Andres Albaladejo noticed a twitch in his left arm in April 2023 but did not think it was anything sinister
A 41 year old man was left reeling after a “bizarre” twitch in his arm led to a devastating diagnosis of amyotrophic lateral sclerosis (ALS), giving him a mere two years to live. Andres and his wife Carmen, 39, initially dismissed the twitch that appeared in April 2023 as nothing serious.
However, despite a chiropractor suggesting it was just a trapped nerve, the persistent weakness in Andres’ arm prompted a visit to a neurologist. After undergoing three electromyography tests to assess muscle electrical activity, he was referred to an ALS clinic in October 2023.
The clinic delivered the shattering news that Andres had ALS, a disease that progressively destroys nerve cells in the brain and spinal cord, and estimated he had two to three years left. In a bid to combat the illness, Andres tried stem cell therapy in September 2024, which temporarily helped but has since lost its effect.
Now, Carmen is focused on creating lasting memories with Andres and their 11 year old daughter, Sophia. Andres, who previously worked as a school resource officer in Tampa, Florida, expressed his heartbreak: “I was heartbroken when I heard the news, like my life was being taken from me piece by piece – I still have so much of me to give.”
A heartbroken dad has spoken out about the agony of being diagnosed with a terminal illness, admitting the hardest part is knowing he won’t see his little girl grow up.
Andres said: “I’m angry that I won’t be here to see my little girl grow into the smart, kind, and beautiful woman I know she will be. I think that hurts the most. Instead, she has to watch me fall apart in front of her eyes.
“I just hope that throughout all of this, my daughter still sees me as her hero, as I face this disease with determination and strength.”
The first sign that something was wrong came in April 2023, when Andres’ wife Carmen noticed his left arm was twitching. Initially, they thought it was just a pinched nerve, but as time went on, Andres started to experience weakness in his arm.
Carmen, a senior accountant, recalled: “I noticed the twitching in his left arm and asked what was going on. It was bizarre. I asked if he could feel it, if he was doing anything to make it twitch, but he said no.”
The couple visited a chiropractor in June 2023, who took an x-ray that showed some nerve compression. However, despite treatment, the arm weakness persisted, and Andres was referred to a neurologist.
Carmen said: “At the time, the doctors said they were going to schedule him for a disc replacement surgery for the disc that was compressing his nerve.
“But before they went ahead and did that, they did three EMGs with the neurologist becoming more concerned each time as the twitching was traveling to his chest.”
Andres was subsequently moved to an ALS clinic, where he was diagnosed with ALS – the same condition that Stephen Hawking had – after a strength test. He was given a prognosis of two to five years.
The diagnosis left Andres and Carmen in shock and confusion, leading them to seek a second opinion, which confirmed the ALS diagnosis.
Carmen said: “From having a pinched nerve to being diagnosed with a terminal disease eight months later – we were in shock and denial.

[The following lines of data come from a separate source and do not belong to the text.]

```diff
+__global__ void __launch_bounds__(RS_PREP_THREADS) rs_ppo_prepare_norm_kernel(const float* __restrict__ adv, const double* __restrict__ col_sums,
+                                                                              int n_col_sums, const double* __restrict__ sq_sums,
+                                                                              float* __restrict__ adv_n, float* __restrict__ mean_std, size_t n) {
+    __shared__ double red[RS_PREP_THREADS + 1];
+    const float mean = (float)(rs_prep_sum(col_sums, n_col_sums, red) / (double)n);
+    const float sd = (float)sqrt(rs_prep_sum(sq_sums, RS_PREP_BLOCKS, red) / (double)n);
+    for (size_t i = (size_t)blockIdx.x * RS_PREP_THREADS + threadIdx.x; i < n; i += (size_t)RS_PREP_BLOCKS * RS_PREP_THREADS)
+        adv_n[i] = (adv[i] - mean) / sd;
+    if (blockIdx.x == 0 && threadIdx.x == 0) { mean_std[0] = mean; mean_std[1] = sd; }
 }
 
 static inline size_t align_up(size_t x, size_t a) { return (x + a - 1) / a * a; }
@@ -475,6 +580,28 @@
     return hipGetLastError() == hipSuccess ? RS_OK : RS_ERR_HIP;
 }
 
+size_t rs_ppo_prepare_workspace_bytes(int32_t N) {
+    if (N < 1) return 0;
+    return sizeof(double) * ((size_t)(N + 63) / 64 + RS_PREP_BLOCKS);
+}
+
+int rs_ppo_prepare(const uint8_t* cut, const float* adv, float* w, float* adv_n, float* mean_std, void* workspace, int32_t T, int32_t N,
+                   int32_t n_total, rs_stream_t stream) {
+    if (!cut || !adv || !w || !adv_n || !mean_std || !workspace || T < 1 || N < 1 || n_total < 1) return RS_ERR_INVALID_ARG;
+    if (reinterpret_cast<uintptr_t>(workspace) & 7u) return RS_ERR_WORKSPACE;
+    hipStream_t s = static_cast<hipStream_t>(stream);
+    const int col_groups = (N + 63) / 64;
+    double* col_sums = static_cast<double*>(workspace);
+    double* sq_sums = col_sums + col_groups;
+    const size_t n = (size_t)T * (size_t)N;
+    const float inv_n_total = (float)(1.0 / (double)n_total);
+    hipLaunchKernelGGL(rs_ppo_prepare_cols_kernel, dim3(col_groups), dim3(64), 0, s, cut, adv, w, col_sums, T, N, inv_n_total);
+    hipLaunchKernelGGL(rs_ppo_prepare_sq_kernel, dim3(RS_PREP_BLOCKS), dim3(RS_PREP_THREADS), 0, s, adv, col_sums, col_groups, sq_sums, n);
+    hipLaunchKernelGGL(rs_ppo_prepare_norm_kernel, dim3(RS_PREP_BLOCKS), dim3(RS_PREP_THREADS), 0, s, adv, col_sums, col_groups, sq_sums, adv_n,
+                       mean_std, n);
+    return hipGetLastError() == hipSuccess ? RS_OK : RS_ERR_HIP;
+}
+
 #ifdef RS_STEP_STAMPS
 int rs_debug_step_stamps(unsigned long long* out, int clear) {
     if (hipDeviceSynchronize() != hipSuccess) return RS_ERR_HIP;
diff --git a/radiation_ppo_amd/csrc/rs_ppo.hip b/radiation_ppo_amd/csrc/rs_ppo.hip
--- a/radiation_ppo_amd/csrc/rs_ppo.hip
+++ b/radiation_ppo_amd/csrc/rs_ppo.hip
@@ -306,16 +306,25 @@
 }
 
 static int rs_launch_k7(const rs_mlp_params* actor, const rs_mlp_params* critic, const rs_ppo_batch* batch, const RsGradWs& w,
-                        const int32_t* stop_flag, const rs_update_state* ust, hipStream_t s) {
+                        const int32_t* stop_flag, const rs_update_state* ust, hipStream_t s, bool pair = false) {
     const size_t lds_a = sizeof(float) * (size_t)rs_grad2_lds_floats(8);
     const size_t lds_c = sizeof(float) * (size_t)rs_grad2_lds_floats(1);
-    if (hipFuncSetAttribute(reinterpret_cast<const void*>(rs_ppo_grad2_kernel<8>), hipFuncAttributeMaxDynamicSharedMemorySize, (int)lds_a) != hipSuccess ||
-        hipFuncSetAttribute(reinterpret_cast<const void*>(rs_ppo_grad2_kernel<1>), hipFuncAttributeMaxDynamicSharedMemorySize, (int)lds_c) != hipSuccess)
+    const size_t lds_p = lds_a > lds_c ? lds_a : lds_c;
+    if (pair) {
+        if (hipFuncSetAttribute(reinterpret_cast<const void*>(rs_ppo_grad2_pair_kernel), hipFuncAttributeMaxDynamicSharedMemorySize, (int)lds_p) != hipSuccess)
+            return RS_ERR_HIP;
+    } else if (hipFuncSetAttribute(reinterpret_cast<const void*>(rs_ppo_grad2_kernel<8>), hipFuncAttributeMaxDynamicSharedMemorySize, (int)lds_a) != hipSuccess ||
+               hipFuncSetAttribute(reinterpret_cast<const void*>(rs_ppo_grad2_kernel<1>), hipFuncAttributeMaxDynamicSharedMemorySize, (int)lds_c) != hipSuccess)
         return RS_ERR_HIP;
     int threads = 512;
 #ifdef RS_K7_STAMPS
     if (const char* e = getenv("RS_K7_THREADS")) threads = atoi(e) == 256 ? 256 : 512;
 #endif
+    if (pair) {
+        hipLaunchKernelGGL(rs_ppo_grad2_pair_kernel, dim3(2 * RS_GRAD_BLOCKS), dim3(threads), lds_p, s, to_dev(actor), to_dev(critic), *batch,
+                           w.pa, w.pc, w.sa, w.sc, stop_flag, ust, ust ? w.snap : (int*)nullptr);
+        return RS_OK;
+    }
     hipLaunchKernelGGL(rs_ppo_grad2_kernel<8>, dim3(RS_GRAD_BLOCKS), dim3(threads), lds_a, s, to_dev(actor), *batch, w.pa, w.sa, stop_flag,
                        (const rs_update_state*)nullptr, (int*)nullptr);
     hipLaunchKernelGGL(rs_ppo_grad2_kernel<1>, dim3(RS_GRAD_BLOCKS), dim3(threads), lds_c, s, to_dev(critic), *batch, w.pc, w.sc, stop_flag,
@@ -343,7 +352,8 @@
     if (reinterpret_cast<uintptr_t>(workspace) & 255u) return RS_ERR_WORKSPACE;
     hipStream_t s = static_cast<hipStream_t>(stream);
     const RsGradWs w = rs_grad_ws(workspace);
-    if (const int rc = rs_launch_k7(actor, critic, batch, w, &state->stopped, state, s)) return rc;
+    const char* split = getenv("RS_PPO_SPLIT_GRAD");
+    if (const int rc = rs_launch_k7(actor, critic, batch, w, &state->stopped, state, s, !(split && *split && *split != '0'))) return rc;
     const int np = rs_net_params(8) + rs_net_params(1);
     hipLaunchKernelGGL(rs_ppo_tail_kernel, dim3((np + 63) / 64), dim3(1024), 0, s, w.pa, w.pc, w.sa, w.sc, RS_GRAD_BLOCKS, grads, stats,
                        batch->alpha, batch->vf_coef, rs_param_seg(actor, critic), m, v, state, w.snap, lr, kl_threshold);
diff --git a/radiation_ppo_amd/csrc/rs_ppo_grad2.hpp b/radiation_ppo_amd/csrc/rs_ppo_grad2.hpp
--- a/radiation_ppo_amd/csrc/rs_ppo_grad2.hpp
+++ b/radiation_ppo_amd/csrc/rs_ppo_grad2.hpp
@@ -46,11 +46,12 @@
 }
 
 template <int NOUT>
-__global__ void __launch_bounds__(512, 2) rs_ppo_grad2_kernel(RsMlpParams prm, rs_ppo_batch B, float* __restrict__ partial,
-                                                              double* __restrict__ stat_partial, const int* __restrict__ stop,
-                                                              const rs_update_state* __restrict__ ust, int* __restrict__ snap) {
+__device__ __forceinline__ void rs_ppo_grad2_body(const RsMlpParams prm, const rs_ppo_batch B, float* partial,
+                                                  double* stat_partial, const int* stop,
+                                                  const rs_update_state* ust, int* snap,
+                                                  const int bid, const int nblocks) {
     extern __shared__ __align__(16) float smem_f[];
-    if (snap && blockIdx.x == 0 && threadIdx.x == 0) { snap[0] = ust->adam_step; snap[1] = ust->stopped; }
+    if (snap && bid == 0 && threadIdx.x == 0) { snap[0] = ust->adam_step; snap[1] = ust->stopped; }
     if (stop && *stop) return;
     RS_STAMP_ENTRY
     RsMlpLds<NOUT> W;
@@ -93,7 +94,7 @@
 
     const int M = B.M;
     const int groups = (M + 31) / 32;
-    const int wave_g = blockIdx.x * 8 + wid, n_waves = gridDim.x * 8;
+    const int wave_g = bid * 8 + wid, n_waves = nblocks * 8;
 
     f32x16 acc2[2][2];
     f32x4 acc1[4], acc3[4];
@@ -482,7 +483,7 @@
     asm volatile("s_waitcnt vmcnt(0)" ::: "memory");
     const float db2v = dbl[lane_e];
     __syncthreads();
-    float* outp = partial + (size_t)blockIdx.x * rs_net_params(NOUT);
+    float* outp = partial + (size_t)bid * rs_net_params(NOUT);
     {
         float* g_w2 = smem_f + wid * (64 * 64);
 #pragma unroll
@@ -544,7 +545,23 @@
         double v = 0.0 + sred[tid_e];
 #pragma unroll
         for (int wv = 1; wv < 8; ++wv) v += sred[wv * 5 + tid_e];
-        stat_partial[(size_t)blockIdx.x * 5 + tid_e] = v;
+        stat_partial[(size_t)bid * 5 + tid_e] = v;
     }
     RS_STAMP_EXIT(NOUT == 8 ? 0 : 1);
 }
+
+template <int NOUT>
+__global__ void __launch_bounds__(512, 2) rs_ppo_grad2_kernel(RsMlpParams prm, rs_ppo_batch B, float* __restrict__ partial,
+                                                              double* __restrict__ stat_partial, const int* __restrict__ stop,
+                                                              const rs_update_state* __restrict__ ust, int* __restrict__ snap) {
+    rs_ppo_grad2_body<NOUT>(prm, B, partial, stat_partial, stop, ust, snap, blockIdx.x, gridDim.x);
+}
+
+__global__ void __launch_bounds__(512, 2) rs_ppo_grad2_pair_kernel(RsMlpParams pa, RsMlpParams pc, rs_ppo_batch B, float* __restrict__ partial_a,
+                                                                   float* __restrict__ partial_c, double* __restrict__ stat_a,
+                                                                   double* __restrict__ stat_c, const int* __restrict__ stop,
+                                                                   const rs_update_state* __restrict__ ust, int* __restrict__ snap) {
+    const int G = gridDim.x >> 1;
+    if ((int)blockIdx.x < G) rs_ppo_grad2_body<8>(pa, B, partial_a, stat_a, stop, nullptr, nullptr, blockIdx.x, G);
+    else rs_ppo_grad2_body<1>(pc, B, partial_c, stat_c, stop, ust, snap, blockIdx.x - G, G);
+}
diff --git a/radiation_ppo_amd/ppo.py b/radiation_ppo_amd/ppo.py
--- a/radiation_ppo_amd/ppo.py
+++ b/radiation_ppo_amd/ppo.py
@@ -124,20 +124,30 @@
                                             torch.cuda.current_stream(X.device).cuda_stream), "rs_ppo_grad")
         return self.stats, self.grads
 
-    def step(self, X, act, adv, ret, logp_old, w, clip_ratio: float, alpha: float, vf_coef: float = 0.01, *, lr: float,
-             kl_threshold: float):
+    def bind(self, X, act, adv, ret, logp_old, w, clip_ratio: float, alpha: float, vf_coef: float = 0.01) -> None:
+        import ctypes as C
         for t in (X, adv, ret, logp_old, w):
             assert t.dtype == torch.float32 and t.is_contiguous()
         assert act.dtype == torch.int64 and act.is_contiguous()
-        self.stats_from_bucket = False
         b = _lib.RsPpoBatch(X.data_ptr(), act.data_ptr(), adv.data_ptr(), ret.data_ptr(), logp_old.data_ptr(), w.data_ptr(),
                             X.shape[0], clip_ratio, alpha, vf_coef)
         pa, pc = mlp_params(self.ac.actor), mlp_params(self.ac.critic)
+        self._bound = (b, pa, pc, (X, act, adv, ret, logp_old, w))
+        self._bound_args = (C.byref(pa), C.byref(pc), C.byref(b), self.bucket.data_ptr(), self.stats.data_ptr(), self._ws_ptr,
+                            self.m.data_ptr(), self.v.data_ptr(), self.state.data_ptr())
+        self._bound_dev = X.device
+
+    def step_bound(self, lr: float, kl_threshold: float):
+        self.stats_from_bucket = False
         with _lib.timed("rs_ppo_grad"):
-            _lib.check(self.lib.rs_ppo_update_step(C.byref(pa), C.byref(pc), C.byref(b), self.bucket.data_ptr(), self.stats.data_ptr(),
-                                                   self._ws_ptr, self.m.data_ptr(), self.v.data_ptr(), self.state.data_ptr(), lr,
-                                                   kl_threshold, torch.cuda.current_stream(X.device).cuda_stream), "rs_ppo_update_step")
+            _lib.check(self.lib.rs_ppo_update_step(*self._bound_args, lr, kl_threshold,
+                                                   torch.cuda.current_stream(self._bound_dev).cuda_stream), "rs_ppo_update_step")
         return self.stats, self.grads
+
+    def step(self, X, act, adv, ret, logp_old, w, clip_ratio: float, alpha: float, vf_coef: float = 0.01, *, lr: float,
+             kl_threshold: float):
+        self.bind(X, act, adv, ret, logp_old, w, clip_ratio, alpha, vf_coef)
+        return self.step_bound(lr, kl_threshold)
 
     def allreduce(self) -> None:
         Collectives.all_reduce_sum(self.bucket)
@@ -430,9 +440,11 @@
         thr = 1.5 * self.target_kl
         f.begin_update()
         one_rank = _world() == 1 and not os.environ.get("RS_PPO_SPLIT_TAIL")
+        if one_rank:
+            f.bind(X, act, adv, ret, logp_old, w, self.clip_ratio, self.alpha)
         for _ in range(self.train_pi_iters):
             if one_rank:
-                f.step(X, act, adv, ret, logp_old, w, self.clip_ratio, self.alpha, lr=lr, kl_threshold=thr)
+                f.step_bound(lr, thr)
                 continue
             stats, grads = f(X, act, adv, ret, logp_old, w, self.clip_ratio, self.alpha, use_stop_flag=True)
             if _world() > 1:
@@ -724,11 +736,33 @@
             getattr(self, k).copy_(st[k])
 
 
+def prepare_update_hip(col):
+    buf = col.buf
+    lib = _lib.load()
+    p = getattr(col, "_prep", None)
+    if p is None:
+        dev = buf.adv.device
+        p = col._prep = dict(w=torch.empty(buf.T * buf.N, dtype=torch.float32, device=dev),
+                             adv_n=torch.empty(buf.T * buf.N, dtype=torch.float32, device=dev),
+                             mean_std=torch.empty(2, dtype=torch.float32, device=dev),
+                             ws=torch.empty((lib.rs_ppo_prepare_workspace_bytes(buf.N) + 7) // 8, dtype=torch.float64, device=dev))
+    _lib.check(lib.rs_ppo_prepare(buf.cut.data_ptr(), buf.adv.data_ptr(), p["w"].data_ptr(), p["adv_n"].data_ptr(), p["mean_std"].data_ptr(),
+                                  p["ws"].data_ptr(), buf.T, buf.N, col.N, torch.cuda.current_stream(buf.adv.device).cuda_stream),
+               "rs_ppo_prepare")
+    return p["w"], p["adv_n"]
+
+
 def ppo_update_from_buffer(col) -> Dict[int, UpdateResult]:
     buf = col.buf
     n_total = col.N * _world()
+    out = {}
+    if _world() == 1 and buf.adv.is_cuda and buf.A == 1 and len(col.agents) == 1 and buf.N == col.N:
+        w, adv = prepare_update_hip(col)
+        (a, ag), = col.agents.items()
+        X = buf.obs[:, :, a].reshape(-1, buf.obs.shape[-1])
+        out[a] = ag.update_agent(X, buf.act[:, :, a].reshape(-1), adv, buf.ret[:, :, a].reshape(-1), buf.logp[:, :, a].reshape(-1), w)
+        return out
     w = (buf.episode_weights() / n_total).reshape(-1)
-    out = {}
     for a, ag in col.agents.items():
         adv = normalize_advantages(buf.adv[:, :, a]).reshape(-1)
         X = buf.obs[:, :, a].reshape(-1, buf.obs.shape[-1])
```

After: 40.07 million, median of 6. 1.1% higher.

It was devastating, you can never imagine it happening to you or a loved one.
“In eight months, our lives completely changed. We thought it was nerve compression, and now Andres has a terminal illness with a prognosis of two to five years. It is a lot to hear in one appointment.”
At present, Andres is on an ALS medication to slow down the progression of the disease. In September 2024, friends, family and strangers rallied together to raise $26,235 (£19,365) for stem cell therapy in the Cayman Islands in an attempt to slow down or reverse the progression of the disease.
Currently, there are no Food and Drug Administration-approved stem cell therapies for ALS available in the US, but several trials are underway to investigate the safety and efficacy of using stem cells to potentially slow or halt the progression.
Carmen stated that the treatment worked, but the effects have now worn off, and they can’t afford another round of treatment. She said: “We are facing the disease head-on and dealing with it every day.
“At this point, we are getting our affairs in order, as we can not see any promising treatments we can afford. We are trying to stay strong and make the best out of our situation.”
Carmen recently purchased a special book for their daughter, Sofia, to work on with Andres, creating lasting memories. Carmen explained: “It is called ‘about my father’ a book that she will put together.
“She will get to ask him questions about his childhood, and get to know him from a different perspective. It allows her to have something that she could treasure forever.”